Já o director do Alhambra, Reynaldo Fernández Manzano, também citado pelo El País, disse-se “totalmente de acordo com a decisão tomada [pela Junta], porque esse era o compromisso que tinha assumido com a cidade. “De momento, o projecto é posto de lado porque não é uma prioridade. Vamo-nos centrar no restauro do conjunto e na recuperação do património no bairro de Albaicín”, acrescentou.

Entretanto, o Conselho da Cultura do governo andaluz anunciou também que vai criar uma comissão consultiva para assessorar a elaboração de uma nova estratégia para resolver a questão da recepção dos visitantes do monumento.

Paralelamente a este processo, o projecto de Álvaro Siza e Juan Domingo Santos tem vindo a ser apresentado na exposição documental Visões do Alhambra, que, antes de Granada (onde este patente no início do ano passado, no Palácio de Carlos V), passara já por Berlim e Basileia, e chegou depois a Oslo, Estocolmo e Toronto.
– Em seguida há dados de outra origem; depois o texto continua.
def _need(*ts):
    for t in ts:
# ... 1781 lines not shown

    @staticmethod
    @once_differentiable
    def backward(ctx, dout):
        (ids,) = ctx.saved_tensors
        shape, B, C, S, Pn, G, distinct = ctx.meta
        dout = _c(dout)
        if ctx.stash is not None:
            ctx.stash.append((dout, ids, ctx.meta))
            return None, None, None, None
        dfeat = zeros(shape, dout.device)
        if distinct:
            check(lib().dfmir_patch_gather_bwd_g(_p(dout), _p(ids), _p(dfeat), B, C, S, Pn, G, None, _st()))
        else:
            check(lib().dfmir_patch_gather_bwd_any(_p(dout), _p(ids), _p(dfeat), B, C, S, Pn, G, None, None, _st()))
        return dfeat, None, None, None


def mark_distinct(ids):
    ids._df_distinct = (ids._version, ids.data_ptr())
    return ids


def ids_distinct(ids, groups=1):
    tag = getattr(ids, "_df_distinct", None)
    if tag is not None and tag == (ids._version, ids.data_ptr()):
        return True
    key = (ids._version, ids.data_ptr(), int(groups))
    seen = getattr(ids, "_df_distinct_checked", None)
    if seen is not None and seen[0] == key:
        return seen[1]
    if torch.cuda.is_current_stream_capturing():
        return False
    srt = torch.sort(ids.reshape(int(groups), -1), dim=1).values
    hit = bool((srt[:, 1:] != srt[:, :-1]).all()) if srt.shape[1] > 1 else True
    ids._df_distinct_checked = (key, hit)
    return hit


def patch_gather(feat, ids, groups=1):
    distinct = ids_distinct(ids, groups) if (torch.is_grad_enabled() and feat.requires_grad) else True
    return PatchGatherFn.apply(feat, ids, groups, distinct)


class L2NormFn(Function):

    @staticmethod
    def forward(ctx, x, eps):
        _need(x)
        x = _c(x)
        C, rows = x.shape
        y = torch.empty_like(x)
        nrm = torch.empty(rows, device=x.device, dtype=torch.float32)
        check(lib().dfmir_l2norm_fwd(_p(x), _p(y), _p(nrm), C, rows, float(eps), _st()))
        ctx.save_for_backward(x, nrm)
        ctx.eps = float(eps)
        return y

    @staticmethod
    @once_differentiable
    def backward(ctx, dy):
        x, nrm = ctx.saved_tensors
        dy = _c(dy)
        dx = torch.empty_like(x)
        check(lib().dfmir_l2norm_bwd(_p(dy), _p(x), _p(nrm), _p(dx), x.shape[0], x.shape[1], ctx.eps, _st()))
        return dx, None


def l2norm_rows(x, eps=1e-7):
    return L2NormFn.apply(x, eps)


class PatchNCEFn(Function):

    @staticmethod
    def forward(ctx, q, k, groups, T):
        _need(q, k)
        q, k = _c(q), _c(k)
        C, rows = q.shape
        if rows % groups != 0:
            raise DfmirHipError("patchnce: rows %d not divisible by groups %d" % (rows, groups))
        R = rows // groups
        loss = torch.empty(rows, device=q.device, dtype=torch.float32)
        probs = torch.empty((rows, R + 1), device=q.device, dtype=torch.float32)
        check(lib().dfmir_patchnce_fwd(_p(q), _p(k), _p(loss), _p(probs), rows, C, groups, float(T), _st()))
        ctx.save_for_backward(probs, k)
        ctx.meta = (rows, C, groups, float(T))
        return loss

    @staticmethod
    @once_differentiable
    def backward(ctx, dloss):
        probs, k = ctx.saved_tensors
        rows, C, groups, T = ctx.meta
        dloss = _c(dloss)
        dq = torch.empty_like(k)
        check(lib().dfmir_patchnce_bwd(_p(dloss), _p(probs), _p(k), _p(dq), rows, C, groups, T, _st()))
        return dq, None, None, None


def patchnce_rows(q, k, groups, T):
    return PatchNCEFn.apply(q, k, groups, T)
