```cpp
inline void min_degree(int n, std::vector<std::vector<int>>& adj, GraphSym& out) {
  std::vector<char> done(n, 0);
  using Item = std::pair<int, int>;
  std::priority_queue<Item, std::vector<Item>, std::greater<Item>> pq;
  for (int v = 0; v < n; ++v) { std::sort(adj[v].begin(), adj[v].end()); pq.push({(int)adj[v].size(), v}); }
  out.order.clear(); out.order.reserve(n);
  out.cs_start.assign(n, 0); out.cs_len.assign(n, 0); out.cs_idx.clear();
  std::vector<int> merged;
  while (!pq.empty()) {
    const Item it = pq.top(); pq.pop();
    const int v = it.second;
    if (done[v] || it.first != (int)adj[v].size()) continue;
    done[v] = 1;
    out.order.push_back(v);
    std::vector<int>& nb = adj[v];
    out.cs_start[v] = (int)out.cs_idx.size(); out.cs_len[v] = (int)nb.size(); out.cs_idx.insert(out.cs_idx.end(), nb.begin(), nb.end());
    for (int u : nb) {
      std::vector<int>& au = adj[u];
      merged.clear();
      merged.reserve(au.size() + nb.size());
      std::set_union(au.begin(), au.end(), nb.begin(), nb.end(), std::back_inserter(merged));
      au.clear();
      for (int w : merged) if (w != u && w != v) au.push_back(w);
      pq.push({(int)au.size(), u});
    }
// ... 436 lines not shown
    }
  }
  std::vector<int> plev(npiece, 0);
  for (int j = 0; j < ncol; ++j)
    if (bp[j + 1] - bp[j] > 1) {
      const int pp = col_piece[brow[bp[j] + 1]], pj = col_piece[j];
      if (pp != pj) plev[pp] = std::max(plev[pp], plev[pj] + 1);
    }
  int nplv = 0;
  for (int p = 0; p < npiece; ++p) if (!piece_tail[p]) nplv = std::max(nplv, plev[p] + 1);
  out.plv_ptr.assign(nplv + 1, 0);
  for (int p = 0; p < npiece; ++p) if (!piece_tail[p]) out.plv_ptr[plev[p] + 1]++;
  for (int l = 0; l < nplv; ++l) out.plv_ptr[l + 1] += out.plv_ptr[l];
  out.plv_pieces.resize(out.plv_ptr[nplv]);
  {
    std::vector<int> cursor(out.plv_ptr.begin(), out.plv_ptr.end() - 1);
    for (int p = 0; p < npiece; ++p) if (!piece_tail[p]) out.plv_pieces[cursor[plev[p]]++] = p;
  }
  out.tail_ptr.assign(B + 1, 0);
  for (int p = 0; p < npiece; ++p) if (piece_tail[p]) out.tail_ptr[out.piece[p].graph + 1]++;
  for (int g = 0; g < B; ++g) out.tail_ptr[g + 1] += out.tail_ptr[g];
  out.tail_pieces.resize(out.tail_ptr[B]);
  {
    std::vector<int> cursor(out.tail_ptr.begin(), out.tail_ptr.end() - 1);
    for (int p = 0; p < npiece; ++p) if (piece_tail[p]) out.tail_pieces[cursor[out.piece[p].graph]++] = p;
  }
  out.col.assign(ncol, ColMeta{});
  out.blk.assign(nblk, BlkMeta{});
  std::vector<int> block_col(nblk), col_nbi(ncol, 0);
  {
    std::vector<int> rowcnt(ncol + 1, 0);
    for (int j = 0; j < ncol; ++j) for (int t = bp[j] + 1; t < bp[j + 1]; ++t) rowcnt[brow[t] + 1]++;
    for (int j = 0; j < ncol; ++j) rowcnt[j + 1] += rowcnt[j];
    out.fwd.resize(rowcnt[ncol]);
    std::vector<int> cursor(rowcnt.begin(), rowcnt.end() - 1);
    for (int j = 0; j < ncol; ++j) {
      const int pj = col_piece[j];
      int nbi = 0;
      for (int t = bp[j]; t < bp[j + 1]; ++t) if (col_piece[brow[t]] == pj) ++nbi;
      for (int t = bp[j]; t < bp[j] + nbi; ++t) if (col_piece[brow[t]] != pj) { out.error = "in-piece rows of a column are not a prefix"; return -1; }
      col_nbi[j] = nbi;
      out.col[j] = ColMeta{col_xoff[j], col_yoff[j], col_dim[j], col_graph[j], bp[j], bp[j + 1] - bp[j], nbi, boff[bp[j]], rowcnt[j], rowcnt[j + 1], pj, col_il[j]};
      for (int t = bp[j]; t < bp[j + 1]; ++t) {
        const int i = brow[t];
        block_col[t] = j;
        BlkMeta& bm = out.blk[t];
        bm.off = boff[t]; bm.src = bsrc[t];
        bm.xoff_row = col_xoff[i]; bm.yoff_row = col_yoff[i]; bm.coldiag = boff[bp[j]]; bm.colyoff = col_yoff[j]; bm.as0 = 0;
        bm.info = col_dim[i] | (col_dim[j] << 4) | (bfmt[t] ? kBlkFmt : 0) | (t == bp[j] ? kBlkDiag : 0) | (col_piece[i] == pj ? kBlkRowIn : 0);
        if (t > bp[j]) out.fwd[cursor[i]++] = FwdMeta{boff[t] | (col_dim[j] == 6 ? (int)0x80000000u : 0), col_yoff[j]};
      }
    }
  }
  for (int p = 0; p < npiece; ++p) {
    PieceMeta& pm = out.piece[p];
    int r = 0;
    for (int t = pm.b0; t < pm.b0 + pm.nb; ++t)
      if (out.blk[t].info & kBlkRowIn) {
        if (r >= 8192) { out.error = "piece with more than 8191 row-in-piece blocks"; return -1; }
        out.blk[t].info |= blk_irank_bits(r++);
      }
    pm.nint = r;
  }
  SSLAM_PT("levels+cols")
  struct URec { int a, b, uoff, uy, comp; };
  std::vector<std::vector<URec>> inbox(npiece);
  std::vector<std::vector<int>> comp_R(ncomp);
  out.upd.clear(); out.item.clear(); out.mb.clear(); out.ilv.clear(); out.asrc.clear(); out.usrc.clear(); out.uitem.clear(); out.umb.clear();
  out.rupd.clear(); out.rcol.assign(ncol, RCol{0, 0});
  bool right_ok = true;
  std::vector<int> piece_pmax(npiece, 0);
  int64_t ucur = 0;
  struct UB { int comp, a, b; };
  struct OwnRec { int blk, ua, ubo, k; };
  struct SrcRec { int blk; AsmSrc s; };
  struct IU { int t, ua, ub2, k; };
  struct AsmRec { int t; AsmSrc s; };
  std::vector<UB> ub;
  std::vector<int> comps, ctab_base, ctab, rix, iu_ptr, as_ptr, own_ptr, src_ptr, cur1, cur2, cur3, cur4, bi0, bi1, order, uoffs;
  std::vector<OwnRec> own_flat, own_s;
  std::vector<SrcRec> src_flat;
  std::vector<IU> iu_flat, iu_s;
  std::vector<AsmRec> asm_flat;
  std::vector<AsmSrc> as_s, src_s;
  std::vector<int> lens, comp_uy;
  std::vector<UItem> uit_s;
  auto fit_chunk = [&](int lo, int hi, int pcap) {
    auto nonsole = [&](int chunk) { int s2 = 0; for (int n : lens) { const int k = (n + chunk - 1) / chunk; if (k > 1) s2 += k; } return s2; };
    if (lo >= hi || nonsole(lo) <= pcap) return lo;
    int a = lo, b = hi;
    while (b - a > 1) { const int m = a + (b - a) / 2; if (nonsole(m) <= pcap) b = m; else a = m; }
    return b;
  };
  for (int p = 0; p < npiece; ++p) {
    PieceMeta& pm = out.piece[p];
    const int nt = piece_tail[p] ? opt.nt_tail : (piece_cls[p] == 1 ? opt.nt_mid : opt.nt_leaf);
    const int slots = nt / 4;
    const int pcap = piece_tail[p] ? opt.pcap_tail : (piece_cls[p] == 1 ? opt.pcap_mid : opt.pcap_leaf);
    comps.clear();
    for (int j = pm.c0; j < pm.c0 + pm.nc; ++j) {
      if (comps.empty() || std::find(comps.begin(), comps.end(), col_comp[j]) == comps.end()) comps.push_back(col_comp[j]);
      std::vector<int>& R = comp_R[col_comp[j]];
      for (int t = bp[j] + col_nbi[j]; t < bp[j + 1]; ++t) R.push_back(brow[t]);
    }
    std::sort(comps.begin(), comps.end());
    for (int c : comps) {
      std::vector<int>& R = comp_R[c];
      std::sort(R.begin(), R.end());
      R.erase(std::unique(R.begin(), R.end()), R.end());
    }
    ub.clear();
    ctab_base.assign(comps.size() + 1, 0);
    for (size_t ci = 0; ci < comps.size(); ++ci) { const int r = (int)comp_R[comps[ci]].size(); ctab_base[ci + 1] = ctab_base[ci] + r * (r + 1) / 2; }
    ctab.assign(ctab_base.back(), -1);
    auto ublock = [&](int comp, int a, int b2) -> int {
// ... 180 lines not shown
        if (diag) {
          const std::vector<int>& R = comp_R[x.comp];
          uy = comp_uy[std::lower_bound(comps.begin(), comps.end(), x.comp) - comps.begin()] + 6 * (int)(std::lower_bound(R.begin(), R.end(), x.a) - R.begin());
        }
        const unsigned tpk = (di == 6 ? kUpdDi6 : 0u) | (diag ? kUpdDiag : 0u) | (dj == 6 ? kUpdDj6 : 0u);
        const int u0 = (int)out.upd.size() - pm.uu0;
        for (int w = own_ptr[q]; w < own_ptr[q + 1]; ++w) { const OwnRec& u = own_s[w]; out.upd.push_back(upd_make(u.ua - pm.lbase, u.ubo - pm.lbase, col_yoff[u.k] - pm.y0, tpk | (col_dim[u.k] == 6 ? kUpdDk6 : 0u))); }
        const int n = own_ptr[q + 1] - own_ptr[q];
        const int s0 = (int)out.usrc.size() - pm.us0;
        for (int w = src_ptr[q]; w < src_ptr[q + 1]; ++w) out.usrc.push_back(src_s[w]);
        const int ns = src_ptr[q + 1] - src_ptr[q];
        const int k = std::max(1, (n + chunk - 1) / chunk);
        const int shape = (di == 6 ? kUItemDi6 : 0) | (dj == 6 ? kUItemDj6 : 0) | (diag ? kUItemDiag : 0);
        for (int qq = 0; qq < k; ++qq) {
          const int a2 = u0 + qq * chunk, b2 = std::min(u0 + n, a2 + chunk);
          out.uitem.push_back(UItem{a2, std::max(0, b2 - a2), uoffs[q], shape | (k == 1 ? kItemSole : ((ps + qq) << kItemSlotShift)), s0, ns, uy, 0});
        }
        if (k > 1) { out.umb.push_back(UMb{uoffs[q], ps, k, di | (dj << 4) | (diag ? kBlkDiag : 0), s0, ns, uy, 0}); ps += k; }
        if (comp_dest[x.comp] < 0) { out.error = "a root component has an update matrix"; return -1; }
        inbox[comp_dest[x.comp]].push_back(URec{x.a, x.b, uoffs[q], uy, x.comp});
      }
      piece_pmax[p] = std::max(piece_pmax[p], ps);
      ucur = cur;
      {
        auto cls = [](const UItem& im) {
          if (!(im.flags & kItemSole)) return 3;
          const int t = ((im.flags & kUItemDi6) ? 2 : 1) * ((im.flags & kUItemDj6) ? 2 : 1);
          return t == 4 ? 0 : (t == 2 ? 1 : 2);
        };
        int cnt[4] = {0, 0, 0, 0};
        for (size_t i = item_first; i < out.uitem.size(); ++i) cnt[cls(out.uitem[i])]++;
        pm.nu4 = cnt[0]; pm.nu2 = cnt[1]; pm.nu1 = cnt[2];
        int at[4] = {0, cnt[0], cnt[0] + cnt[1], cnt[0] + cnt[1] + cnt[2]};
        uit_s.assign(out.uitem.begin() + item_first, out.uitem.end());
        for (const UItem& im : uit_s) out.uitem[item_first + at[cls(im)]++] = im;
      }
    }
    pm.nuit = (int)out.uitem.size() - pm.uit0;
    pm.numb = (int)out.umb.size() - pm.umb0;
    pm.nuu = (int)out.upd.size() - pm.uu0;
    pm.nus = (int)out.usrc.size() - pm.us0;
  }
  out.unz = ucur;
  SSLAM_PT("piece loop")
  if (!right_ok) { out.rupd.clear(); out.rcol.assign(ncol, RCol{0, 0}); }
  auto lds_f = [&](int p) {
    const PieceMeta& pm = out.piece[p];
    const int ustage = (piece_cls[p] >= 1 || !opt.ustage) ? 0 : 4 * pm.nuit + 4 * pm.numb + ((pm.nuu + 1) & ~1) + pm.nus + 2;
    return 4 * pm.nilv + ((pm.lsize + 1) & ~1) + 2 * ((pm.ysize + 1) & ~1) + 4 * pm.nb + 3 * pm.nc + 2 * pm.nit_i + ((pm.nu_i + 1) & ~1) + 2 * pm.nimb + pm.nas + ustage +
           kItemDoubles * piece_pmax[p] + 8 + (piece_cls[p] >= 1 ? pm.nc + 2 : 0);
  };
  auto lds_b = [&](int p) {
    const PieceMeta& pm = out.piece[p];
    return 4 * pm.nilv + 36 * pm.nint + ((pm.ysize + 1) & ~1) + 7 * pm.nb + 3 * pm.nc + 12;
  };
  {
    std::vector<int> ptr{0}, launch_order, lnt, lcls;
    launch_order.reserve(out.plv_pieces.size());
    const int cut[3] = {640, 853, 1280};
    for (int l = 0; l < nplv; ++l) {
      std::vector<int> ps, pmid;
      for (int q = out.plv_ptr[l]; q < out.plv_ptr[l + 1]; ++q) (piece_cls[out.plv_pieces[q]] == 1 ? pmid : ps).push_back(out.plv_pieces[q]);
      const int n = (int)ps.size();
      if (n >= opt.split_min) {
        std::stable_sort(ps.begin(), ps.end(), [&](int a, int b) { return lds_b(a) < lds_b(b); });
        int q0 = 0;
        for (int k = 0; k < 3 && q0 < n; ++k) {
          int q1 = q0;
          while (q1 < n && lds_b(ps[q1]) <= cut[k]) ++q1;
          if (q1 - q0 >= opt.split_min / 2 && n - q1 >= opt.split_min / 2) { for (int q = q0; q < q1; ++q) launch_order.push_back(ps[q]); ptr.push_back((int)launch_order.size()); lnt.push_back(opt.nt_leaf); lcls.push_back(0); q0 = q1; }
        }
        for (int q = q0; q < n; ++q) launch_order.push_back(ps[q]);
      } else {
        for (int p : ps) launch_order.push_back(p);
      }
      if ((int)launch_order.size() > ptr.back()) { ptr.push_back((int)launch_order.size()); lnt.push_back(opt.nt_leaf); lcls.push_back(0); }
      if (!pmid.empty()) { for (int p : pmid) launch_order.push_back(p); ptr.push_back((int)launch_order.size()); lnt.push_back(opt.nt_mid); lcls.push_back(1); }
    }
    out.plv_nt = lnt; out.plv_cls = lcls;
    out.plv_pieces = launch_order;
    out.plv_ptr = ptr;
  }
  const int nlaunch = (int)out.plv_ptr.size() - 1;
  out.lpiece.clear();
  out.lpiece.reserve(npiece);
  for (int p : out.plv_pieces) out.lpiece.push_back(out.piece[p]);
  for (int p : out.tail_pieces) out.lpiece.push_back(out.piece[p]);
  out.plv_lds_f.assign(nlaunch, 0); out.plv_lds_b.assign(nlaunch, 0);
  for (int l = 0; l < nlaunch; ++l)
    for (int q = out.plv_ptr[l]; q < out.plv_ptr[l + 1]; ++q) {
      out.plv_lds_f[l] = std::max(out.plv_lds_f[l], lds_f(out.plv_pieces[q]));
      out.plv_lds_b[l] = std::max(out.plv_lds_b[l], lds_b(out.plv_pieces[q]));
    }
  for (int p : out.tail_pieces) { out.tail_lds_f = std::max(out.tail_lds_f, lds_f(p)); out.tail_lds_b = std::max(out.tail_lds_b, lds_b(p)); }
  if (opt.front > 0) {
    FrontHost F;
    front_build(FrontIn{ncol, npiece, ncomp, bp, brow, boff, bsrc, bfmt, col_comp, col_piece, col_dim, col_xoff, col_yoff, col_il, comp_parent, comp_R}, out.piece, out.ilv, F);
    for (int p = 0; p < npiece && F.ok; ++p) {
      const int nt = piece_tail[p] ? opt.nt_ftail : (piece_cls[p] == 1 ? opt.nt_mid : opt.nt_leaf);
      for (int l = 0; l < out.piece[p].nilv; ++l) {
        const ILevel& lv = out.ilv[out.piece[p].ilv0 + l];
        if (lv.c1 - lv.c0 > 2 * (nt / 8)) { F.ok = false; F.why = "a level of a piece has more columns than the workgroup's teams hold"; break; }
      }
    }
    out.front = F.ok; out.front_why = F.why;
    if (F.ok) {
      out.fblob.swap(F.blob); out.fgrp.swap(F.grp); out.funz = F.unz;
      out.lfgrp.reserve(npiece);
      for (int p : out.plv_pieces) out.lfgrp.push_back(out.fgrp[p]);
      for (int p : out.tail_pieces) out.lfgrp.push_back(out.fgrp[p]);
      out.plv_lds_ff.assign(nlaunch, 0);
      for (int l = 0; l < nlaunch; ++l)
// ... 22 lines not shown
```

Álvaro Siza chegou a considerar este projecto como “mítico”, e um dos maiores desafios que enfrentou na sua carreira. “Mesmo se todos os projectos têm a sua dificuldade, este teve uma dificuldade mas também um apelo especial, por se tratar de intervir numa jóia da arquitectura mundial”, disse o arquitecto ao PÚBLICO aquando da inauguração da exposição em Granada.

Mas, afinal, tudo leva a apontar para que este projecto passe também a integrar o extenso catálogo das obras não realizadas do arquitecto Prémio Pritzker de 1992. “E essas são bem mais do que as que foram construídas, mas eu, como não sou masoquista, não quero agora estar a pensar nisso”, acrescentou Siza.

Notícia actualizada às 15h55, com declarações de Álvaro Siza.